Ivre des découvertes dans les contrées lointaines, on oublie parfois de s’arrêter pour apprécier ces mêmes aspects pittoresques en notre propre pays. Et le Québec regorge de richesses rares. Pour avoir habité aux antipodes de ses zones limitrophes et en avoir sillonné le cœur, le Québec m’a non seulement touché, il est imprégné en moi, arborant au centre de mon identité un tatouage indélébile, même en exil. Ode à la mère Patrie.
C’est sûrement lorsque l’on connaît bien une contrée que l’on peut s’imprégner à la fois de ses disparités et de ses affinités. Parce que le regard est plus clairvoyant. Il faut dire que la réalité des femmes est ici tout aussi surprenante. Des fées, il y en a ici. Comme la mythologie le suggère, il y a des muses qui inspirent, des nymphes que l’on admire, des héroïnes armées pour le combat de la vie et des sorcières qui propagent de la magie blanche ou de la magie noire. On est plus clairvoyant en terre d’origine.
Le Québec, c’est inéluctablement des paysages à couper le souffle, assis sur les rochers en plein cœur du ressac, c’est l’inimaginable archipel de Ragueneau, c’est le rocher sur lequel on peut s’asseoir face au fleuve, Kamouraska derrière nous ou encore Percé lequel rocher on peut apprécier de loin. Le Québec ce sont les belles villes Magog, Saint-Sauveur ou encore Québec. C’est le champs de pissenlit de Sainte-Cécile de Masham ou l’énergisante rivière Saint-Maurice. Mais c’est surtout un endroit où il fait bon vivre.
Québec, c’est l’endroit idéal pour enfanter et y élever nos enfants. C’est connaître personnellement l’Arabe, notre boucher du coin, la Belge notre boulangère aux doigts de fée, c’est ne pas avoir à mentionner nos préférences pour la coupe à la poissonnerie ou se faire offrir en dégustation le nouvel arrivage à la fromagerie. Québec, c’est tout simplement ma patrie. Comme chaque ville, chaque pays devrait l’être pour quelqu’un.

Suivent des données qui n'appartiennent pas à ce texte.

int atr_scene_upload(atr_ctx* c, const atr_material* mats, int32_t nmats, const atr_model* models,
                     int32_t nmodels, const atr_sphere* spheres, int32_t nspheres, const atr_plane* planes,
                     int32_t nplanes) try {
    if (!c || !mats || nmats <= 0 || nmats > kMaxMaterials || nmodels < 0 || nmodels > kMaxModels ||
        (nmodels && !models) || nspheres < 0 || nplanes < 0 || (nspheres && !spheres) || (nplanes && !planes))
        return ATR_E_INVALID;
    for (int32_t i = 0; i < nspheres; ++i)
        if (spheres[i].material < 0 || spheres[i].material >= nmats) return ATR_E_INVALID;
    for (int32_t i = 0; i < nplanes; ++i)
        if (planes[i].material < 0 || planes[i].material >= nmats) return ATR_E_INVALID;
    for (int32_t i = 0; i < nmodels; ++i) {
        const atr_model& md = models[i];
        if (!md.mesh || md.material < 0 || md.material >= nmats) return ATR_E_INVALID;
        if (md.tree) {
            for (int32_t d : md.tree->t.depth)
                if (d >= kMaskLevels) return ATR_E_TREE_DEPTH;
        }
    }
    std::vector<PackedTree> packed(size_t(nmodels), PackedTree{});
    int64_t total_clusters = 0;
    for (int32_t i = 0; i < nmodels; ++i) {
        const atr_model& md = models[i];
        if (md.tree) {
            if (const int rc = pack_tree(md.tree->t, c->tune.cluster_size, packed[size_t(i)])) return rc;
            total_clusters += int64_t(packed[size_t(i)].nclusters);
            if (total_clusters > int64_t(UINT32_MAX)) return ATR_E_INVALID;
        } else {
            const HostMesh& M = md.mesh->m;
            for (int32_t vi : M.face_v)
                if (vi < 0 || size_t(vi) >= M.vertices.size()) return ATR_E_INVALID;
        }
    }
    HIPCHK(hipSetDevice(c->device));
    HIPCHK(wait_all(c));
    free_scene(c);
    ++c->scene_gen;
    DScene S;
    std::memset(&S, 0, sizeof(S));
    for (int32_t i = 0; i < nmats; ++i) {
        const atr_material& m = mats[i];
        S.mats[i] = DMaterial{m.emission.x, m.emission.y, m.emission.z, m.reflection.x, m.reflection.y,
                              m.reflection.z, m.scatter, 0.f};
    }
    S.nmats = nmats;
    S.nmodels = nmodels;
    c->max_nodes = 0;
    c->max_depth = 0;
    c->max_inner = 0;
    c->nclusters = 0;
    float box[6] = {INFINITY, INFINITY, INFINITY, -INFINITY, -INFINITY, -INFINITY};
    for (int32_t i = 0; i < nmodels; ++i)
        for (const V3& v : models[i].mesh->m.vertices) {
            box[0] = std::min(box[0], v.x), box[1] = std::min(box[1], v.y), box[2] = std::min(box[2], v.z);
            box[3] = std::max(box[3], v.x), box[4] = std::max(box[4], v.y), box[5] = std::max(box[5], v.z);
        }
    for (int32_t i = 0; i < nspheres; ++i) {
        const atr_sphere& sp = spheres[i];
        const float r = std::fabs(sp.radius);
        box[0] = std::min(box[0], sp.center.x - r), box[1] = std::min(box[1], sp.center.y - r);
        box[2] = std::min(box[2], sp.center.z - r), box[3] = std::max(box[3], sp.center.x + r);
        box[4] = std::max(box[4], sp.center.y + r), box[5] = std::max(box[5], sp.center.z + r);
    }
    const float unit[6] = {0.f, 0.f, 0.f, 1.f, 1.f, 1.f};
    const bool finite = std::isfinite(box[0]) && std::isfinite(box[1]) && std::isfinite(box[2]) &&
                        std::isfinite(box[3]) && std::isfinite(box[4]) && std::isfinite(box[5]);
    std::memcpy(c->scene_box, finite && box[0] <= box[3] && box[1] <= box[4] && box[2] <= box[5] ? box : unit,
                sizeof(box));
    for (int32_t i = 0; i < nmodels; ++i) {
        const atr_model& md = models[i];
        const HostMesh& M = md.mesh->m;
        DModel& dm = S.models[i];
        std::memset(&dm, 0, sizeof(dm));
        const size_t nf = M.nfaces();
        dm.nfaces = uint32_t(nf);
        dm.material = md.material;
        std::memcpy(dm.aabb, md.surrounding_aabb, sizeof(dm.aabb));
        std::vector<float> shade;
        dm.smooth = shade_records(M, shade);
        void* p = nullptr;
        int rc = dev_upload(c, shade.data(), shade.size() * sizeof(float), &p);
        if (rc) return rc;
        dm.shade = static_cast<const float*>(p);
        if (md.tree) {
            const HostTree& T = md.tree->t;
            PackedTree PT = std::move(packed[size_t(i)]);
            c->max_depth = std::max(c->max_depth, PT.max_depth);
            auto up = [&](const auto& v, auto*& dst) {
                void* q = nullptr;
                const int r = dev_upload(c, v.data(), v.size() * sizeof(v[0]), &q);
                dst = static_cast<std::remove_reference_t<decltype(dst)>>(q);
                return r;
            };
            dm.ninner = PT.ninner;
            if (dm.ninner > c->max_inner) c->max_inner = dm.ninner;
            if ((rc = up(PT.inner, dm.inner)) || (rc = up(PT.t0, dm.t0)) || (rc = up(PT.t1, dm.t1)) ||
                (rc = up(PT.t2, dm.t2)) || (rc = up(PT.tface, dm.tface)))
                return rc;
            const float4_t* clus = nullptr;
            if ((rc = up(PT.clus, clus))) return rc;
            dm.clus = clus;
            dm.cnrm = reinterpret_cast<const uint4_t*>(dm.clus + 2);
            if ((rc = up(PT.cl_range, dm.cl_range)) || (rc = up(PT.prim, dm.prim))) return rc;
            if (c->nclusters + int64_t(PT.nclusters) > int64_t(UINT32_MAX)) return ATR_E_INVALID;
            dm.cl_base = uint32_t(c->nclusters);
            dm.cl_count = uint32_t(PT.nclusters);
            c->nclusters += int64_t(PT.nclusters);
            if ((rc = up(PT.nodes, dm.nodes)) || (rc = up(PT.leaf_range, dm.leaf_range))) return rc;
            if (PT.tris.empty()) PT.tris.resize(1);
            if ((rc = up(PT.tris, dm.tris))) return rc;
            dm.has_tree = 1;
            dm.root_leaf = T.children[0] == 0;
            dm.near_ok = PT.near_ok;
            if (T.nnodes > c->max_nodes) c->max_nodes = T.nnodes;
        } else {
            std::vector<DTri> tris(nf);
            for (size_t f = 0; f < nf; ++f) {
                float v[9];
                for (int k = 0; k < 3; ++k) {
                    const int32_t vi = M.face_v[3 * f + size_t(k)];
                    if (vi < 0 || size_t(vi) >= M.vertices.size()) return ATR_E_INVALID;
                    const V3 q = M.vertices[size_t(vi)];
                    v[3 * k] = q.x; v[3 * k + 1] = q.y; v[3 * k + 2] = q.z;
                }
                tris[f] = make_tri(v, uint32_t(f));
            }
            if ((rc = dev_upload(c, tris.data(), tris.size() * sizeof(DTri), &p))) return rc;
            dm.tris = static_cast<const DTri*>(p);
            dm.has_tree = 0;
        }
    }
    {
        std::vector<DSphere> sp(size_t(nspheres) + 1);
        for (int32_t i = 0; i < nspheres; ++i)
            sp[size_t(i)] = DSphere{spheres[i].center.x, spheres[i].center.y, spheres[i].center.z,
                                    spheres[i].radius, spheres[i].material, 0, 0, 0};
        std::vector<DPlane> pl(size_t(nplanes) + 1);
        for (int32_t i = 0; i < nplanes; ++i)
            pl[size_t(i)] = DPlane{planes[i].normal.x, planes[i].normal.y, planes[i].normal.z,
                                   planes[i].distance, planes[i].material, 0, 0, 0};
        void* p = nullptr;
        int rc;
        if ((rc = dev_upload(c, sp.data(), sp.size() * sizeof(DSphere), &p))) return rc;
        S.spheres = static_cast<const DSphere*>(p);
        if ((rc = dev_upload(c, pl.data(), pl.size() * sizeof(DPlane), &p))) return rc;
        S.planes = static_cast<const DPlane*>(p);
        S.nspheres = nspheres;
        S.nplanes = nplanes;
        if ((rc = dev_upload(c, &S, sizeof(S), &p))) return rc;
        c->d_scene = static_cast<DScene*>(p);
    }
    c->nmodels = nmodels;
    return ATR_OK;
} ATR_ABI_CATCH

int atr_scene_info(atr_ctx* c, int64_t* bytes, int32_t* max_nodes, int32_t* max_depth) try {
    if (!c) return ATR_E_INVALID;
    if (bytes) *bytes = c->scene_bytes;
    if (max_nodes) *max_nodes = c->max_nodes;
// ... 650 lines not shown
    return ATR_OK;
}
}

int atr_render_start_frames(atr_ctx* c, const atr_camera* cam, const atr_tile* tiles, int32_t ntiles,
                            const atr_frame* fr, int32_t nframes, int64_t frame_stride, uint64_t seed, void* stream,
                            int32_t variant) try {
    return start_frames(c, cam, 1, tiles, ntiles, fr, nframes, frame_stride, seed, stream, variant);
} ATR_ABI_CATCH

int atr_render_start_cameras(atr_ctx* c, const atr_camera* cams, int32_t nframes, const atr_tile* tiles,
                             int32_t ntiles, const atr_frame* fr, int64_t frame_stride, uint64_t seed, void* stream,
                             int32_t variant) try {
    return start_frames(c, cams, nframes, tiles, ntiles, fr, nframes, frame_stride, seed, stream, variant);
} ATR_ABI_CATCH

#ifdef ATR_DIAG
int atr_render_wave_trace(atr_ctx* c, const atr_camera* cam, const atr_tile* tiles, int32_t ntiles,
                          uint64_t seed, int32_t variant, uint64_t* out, int64_t cap, int64_t* nblocks) try {
    if (!c || !cam || !nblocks || ntiles < 0 || (ntiles && !tiles)) return ATR_E_INVALID;
    if (!c->d_scene) return ATR_E_NOSCENE;
    HIPCHK(hipSetDevice(c->device));
    int rc = ATR_OK;
    BlockSet* bs = get_blocks(c, tiles, ntiles, cam->width, cam->height, rc);
    if (!bs) return rc;
    const size_t nb = bs->host.size();
    *nblocks = int64_t(nb);
    if (!out || cap < int64_t(3 * nb)) return ATR_OK;
    DevTmp fb;
    DevTmp tr;
    HIPCHK(hipMalloc(&fb.p, std::max<size_t>(1, size_t(bs->packed_pixels)) * 4));
    HIPCHK(hipMalloc(&tr.p, std::max<size_t>(1, 3 * nb) * sizeof(unsigned long long)));
    RenderParams P;
    std::memset(&P, 0, sizeof(P));
    P.cam = *cam;
    P.scene = c->d_scene;
    P.seed = seed;
    P.blocks = static_cast<const DBlock*>(bs->dev.p);
    P.nblocks = int32_t(nb);
    P.layout = ATR_LAYOUT_PACKED;
    P.framebuffer = static_cast<uint32_t*>(fb.p);
    P.error_flag = c->d_error;
    P.wave_trace = static_cast<unsigned long long*>(tr.p);
    apply_tuning(c, P);
    const int ts = sched_of(variant);
    HIPCHK(atr_launch_render(P, ts < 0 || ts == kSchedPaths ? 7 : ts, 0, nullptr));
    HIPCHK(hipDeviceSynchronize());
    if (nb) HIPCHK(hipMemcpy(out, tr.p, 3 * nb * sizeof(unsigned long long), hipMemcpyDeviceToHost));
    return ATR_OK;
} ATR_ABI_CATCH

#endif

constexpr int kCounterSlots = 32;
static int count_launch(atr_ctx* c, const atr_camera* cam, const atr_tile* tiles, int32_t ntiles, uint64_t seed,
                        int32_t variant, unsigned long long h[kCounterSlots]) {
    if (!c || !cam || ntiles < 0 || (ntiles && !tiles)) return ATR_E_INVALID;
    if (!c->d_scene) return ATR_E_NOSCENE;
    HIPCHK(hipSetDevice(c->device));
    int rc = ATR_OK;
    BlockSet* bs = get_blocks(c, tiles, ntiles, cam->width, cam->height, rc);
    if (!bs) return rc;
    DevTmp fb;
    DevTmp ctr;
    HIPCHK(hipMalloc(&fb.p, size_t(cam->width) * size_t(cam->height) * 4));
    HIPCHK(hipMalloc(&ctr.p, kCounterSlots * sizeof(unsigned long long)));
    HIPCHK(hipMemset(ctr.p, 0, kCounterSlots * sizeof(unsigned long long)));
    RenderParams P;
    std::memset(&P, 0, sizeof(P));
    P.cam = *cam;
    P.scene = c->d_scene;
    P.seed = seed;
    P.blocks = static_cast<const DBlock*>(bs->dev.p);
    P.nblocks = int32_t(bs->host.size());
    P.layout = ATR_LAYOUT_IMAGE;
    P.framebuffer = static_cast<uint32_t*>(fb.p);
    P.error_flag = c->d_error;
    P.counters = static_cast<unsigned long long*>(ctr.p);
    apply_tuning(c, P);
    const int sc = auto_sched(variant, *cam);
    if (sc < 0) return ATR_E_INVALID;
    HIPCHK(launch_render(c, P, sc, nullptr));
    HIPCHK(hipDeviceSynchronize());
    HIPCHK(hipMemcpy(h, ctr.p, kCounterSlots * sizeof(unsigned long long), hipMemcpyDeviceToHost));
    return ATR_OK;
}

int atr_render_counters(atr_ctx* c, const atr_camera* cam, const atr_tile* tiles, int32_t ntiles,
                        uint64_t seed, int32_t variant, int64_t out[10]) try {
    if (!out) return ATR_E_INVALID;
    unsigned long long h[kCounterSlots];
    const int rc = count_launch(c, cam, tiles, ntiles, seed, variant, h);
    if (rc != ATR_OK) return rc;
    for (int k = 0; k < 10; ++k) out[k] = int64_t(h[k]);
    return ATR_OK;
} ATR_ABI_CATCH

int atr_render_cull_counters(atr_ctx* c, const atr_camera* cam, const atr_tile* tiles, int32_t ntiles,
                             uint64_t seed, int32_t variant, int64_t out[5]) try {
    if (!out) return ATR_E_INVALID;
    unsigned long long h[kCounterSlots];
    const int rc = count_launch(c, cam, tiles, ntiles, seed, variant, h);
    if (rc != ATR_OK) return rc;
    out[4] = int64_t(h[29]);
    out[0] = int64_t(h[27]);
    out[1] = int64_t(h[28]);
    out[2] = int64_t(h[25]);
    out[3] = int64_t(h[26]);
    return ATR_OK;
} ATR_ABI_CATCH

int atr_render_fold_counters(atr_ctx* c, const atr_camera* cam, const atr_tile* tiles, int32_t ntiles,
                             uint64_t seed, int32_t variant, int64_t out[2]) try {
    if (!out) return ATR_E_INVALID;
    unsigned long long h[kCounterSlots];
    const int rc = count_launch(c, cam, tiles, ntiles, seed, variant, h);
    if (rc != ATR_OK) return rc;
    out[0] = int64_t(h[30]);
    out[1] = int64_t(h[31]);
    return ATR_OK;
} ATR_ABI_CATCH

int64_t atr_camera_pads_row(atr_ctx* c, const float eye[3], float* row, float* boxes, float* edges, int64_t cap) try {
    if (!c || !eye || cap < 0) return ATR_E_INVALID;
    if (!c->d_scene) return ATR_E_NOSCENE;
    const int64_t n = c->nclusters;
    if (n <= 0 || n > int64_t(1) << 30) return n <= 0 ? 0 : ATR_E_INVALID;
    if (!row || cap < n) return n;
    HIPCHK(hipSetDevice(c->device));
    PadEyes eyes;
    std::memset(&eyes, 0, sizeof(eyes));
    eyes.e[0][0] = eye[0], eyes.e[0][1] = eye[1], eyes.e[0][2] = eye[2];
    const size_t nn = size_t(n);
    DevTmp d_tab, d_info, d_box, d_edge, d_tab2;
    HIPCHK(hipMalloc(&d_tab.p, nn * sizeof(float2_t)));
    HIPCHK(hipMalloc(&d_info.p, nn * sizeof(float2_t)));
    HIPCHK(hipMalloc(&d_box.p, nn * 3 * sizeof(float4_t)));
    HIPCHK(hipMalloc(&d_edge.p, nn * 96 * sizeof(float)));
    HIPCHK(hipMemset(d_tab.p, 0, nn * sizeof(float2_t)));
    HIPCHK(hipMemset(d_info.p, 0, nn * sizeof(float2_t)));
    HIPCHK(hipMemset(d_box.p, 0, nn * 3 * sizeof(float4_t)));
    HIPCHK(hipMemset(d_edge.p, 0, nn * 96 * sizeof(float)));
    float2_t* const tab = static_cast<float2_t*>(d_tab.p);
    float2_t* const info = static_cast<float2_t*>(d_info.p);
    float4_t* const box = static_cast<float4_t*>(d_box.p);
    float* const edge = static_cast<float*>(d_edge.p);
    if (c->facing_fold) {
        HIPCHK(atr_launch_camera_pads(c->d_scene, eyes, 1, int32_t(n), 1, 0, tab, info, box, edge, nullptr));
    } else {
        HIPCHK(atr_launch_camera_pads(c->d_scene, eyes, 1, int32_t(n), 0, 0, tab, nullptr, nullptr, nullptr, nullptr));
        HIPCHK(hipMalloc(&d_tab2.p, nn * sizeof(float2_t)));
        HIPCHK(atr_launch_camera_pads(c->d_scene, eyes, 1, int32_t(n), 0, 0, static_cast<float2_t*>(d_tab2.p), info, box,
                                      edge, nullptr));
    }
    HIPCHK(hipDeviceSynchronize());
    std::vector<float2_t> h_tab(nn), h_info(nn);
    HIPCHK(hipMemcpy(h_tab.data(), d_tab.p, nn * sizeof(float2_t), hipMemcpyDeviceToHost));
    HIPCHK(hipMemcpy(h_info.data(), d_info.p, nn * sizeof(float2_t), hipMemcpyDeviceToHost));
    for (size_t i = 0; i < nn; ++i) {
        row[4 * i] = h_tab[i].x, row[4 * i + 1] = h_tab[i].y;
        row[4 * i + 2] = h_info[i].x, row[4 * i + 3] = h_info[i].y;
    }
    if (boxes) HIPCHK(hipMemcpy(boxes, d_box.p, nn * 3 * sizeof(float4_t), hipMemcpyDeviceToHost));
    if (edges) HIPCHK(hipMemcpy(edges, d_edge.p, nn * 96 * sizeof(float), hipMemcpyDeviceToHost));
    return n;
} ATR_ABI_CATCH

Le Québec, c’est le parcours de femmes de convictions, c’est la possibilité d’avoir bientôt et enfin notre première Première Ministre de la nation, pléonasme obligé. C’est côtoyer des gens cultivés, c’est s’enrichir et se nourrir de ces relations. C'est savoir balayer le seuil de notre porte lorsqu'arrive le bouillon de culture des sorcières qui à l'encontre de leur pensée ne s'avère qu'un immense et répétitif potin. C’est donc les rencontres effervescentes à la magie blanche ou celles plus contraignantes à la magie noire, où l’on peut présomptueusement et sans prétention, présager de ce qui est à l’index avant même d’y être. C’est parier sur ce fait et gagner. C’est rigoler authentiquement ou regarder le spectacle pour la préparation de la potion des sorcières. La meilleure façon pour démasquer les sorcières c’est devenir un expert du regard. Adage de l’intelligence émotionnelle, le regard dévoile bien des choses. Il faut savoir que c’est par lui que tout commence, même la séduction. Alors si on vous regarde, vous êtes écouté, peut-être même désiré. Mais si le regard devient une entreprise collective, vous êtes peut-être partie prenante d’une potion de sorcières. C’est la dualité; la complicité, la belle connivence ou l’intrusion et la mésentente. C’est un peu ça connaître.
Le Québec c’est le tout et la partie. C’est l’environnement propice au développement. C’est l’attachement des premiers mois de vie qui font qu’on ne l’oubliera jamais et qu’on le recherchera toujours. C’est la sécurité qu’il nous offre, les soins désintéressés et généreux qu’il nous procure qui font que l’on s’y sentira toujours bien. C’est aussi, par les outils qu’il met à notre disposition, apprendre à faire les meilleurs choix. Être clairvoyant, distinguer la magie blanche de la magie noire. Pour tous ses citoyens, c’est le fondement même de leur identité. C’est l’affection inconditionnelle issue de cet attachement qui nous convie à la rencontre de ce que nous sommes véritablement. C’est le fort de nos valeurs les plus intrinsèques, le rappel de nos souvenirs à préserver. C’est la quintessence de notre genèse. Fort de l’estime de soi que l’on s’y est bâti, c’est faire des choix dans le clos des fées et s’allier l’inspiration, l’admiration et la force de réaliser nos ambitions. C’est refuser l’ombre de la potion aux portes de l’Hadès. Simplement parce qu’il nous a appris les possibles.
Parce que sur le chemin de la connaissance, un jour ou l’autre, chaque médaille rencontre son revers. De cette confrontation des idées, si la lumière blanche a la possibilité de jaillir, nous évoluons. Nous prenons notre autonomie.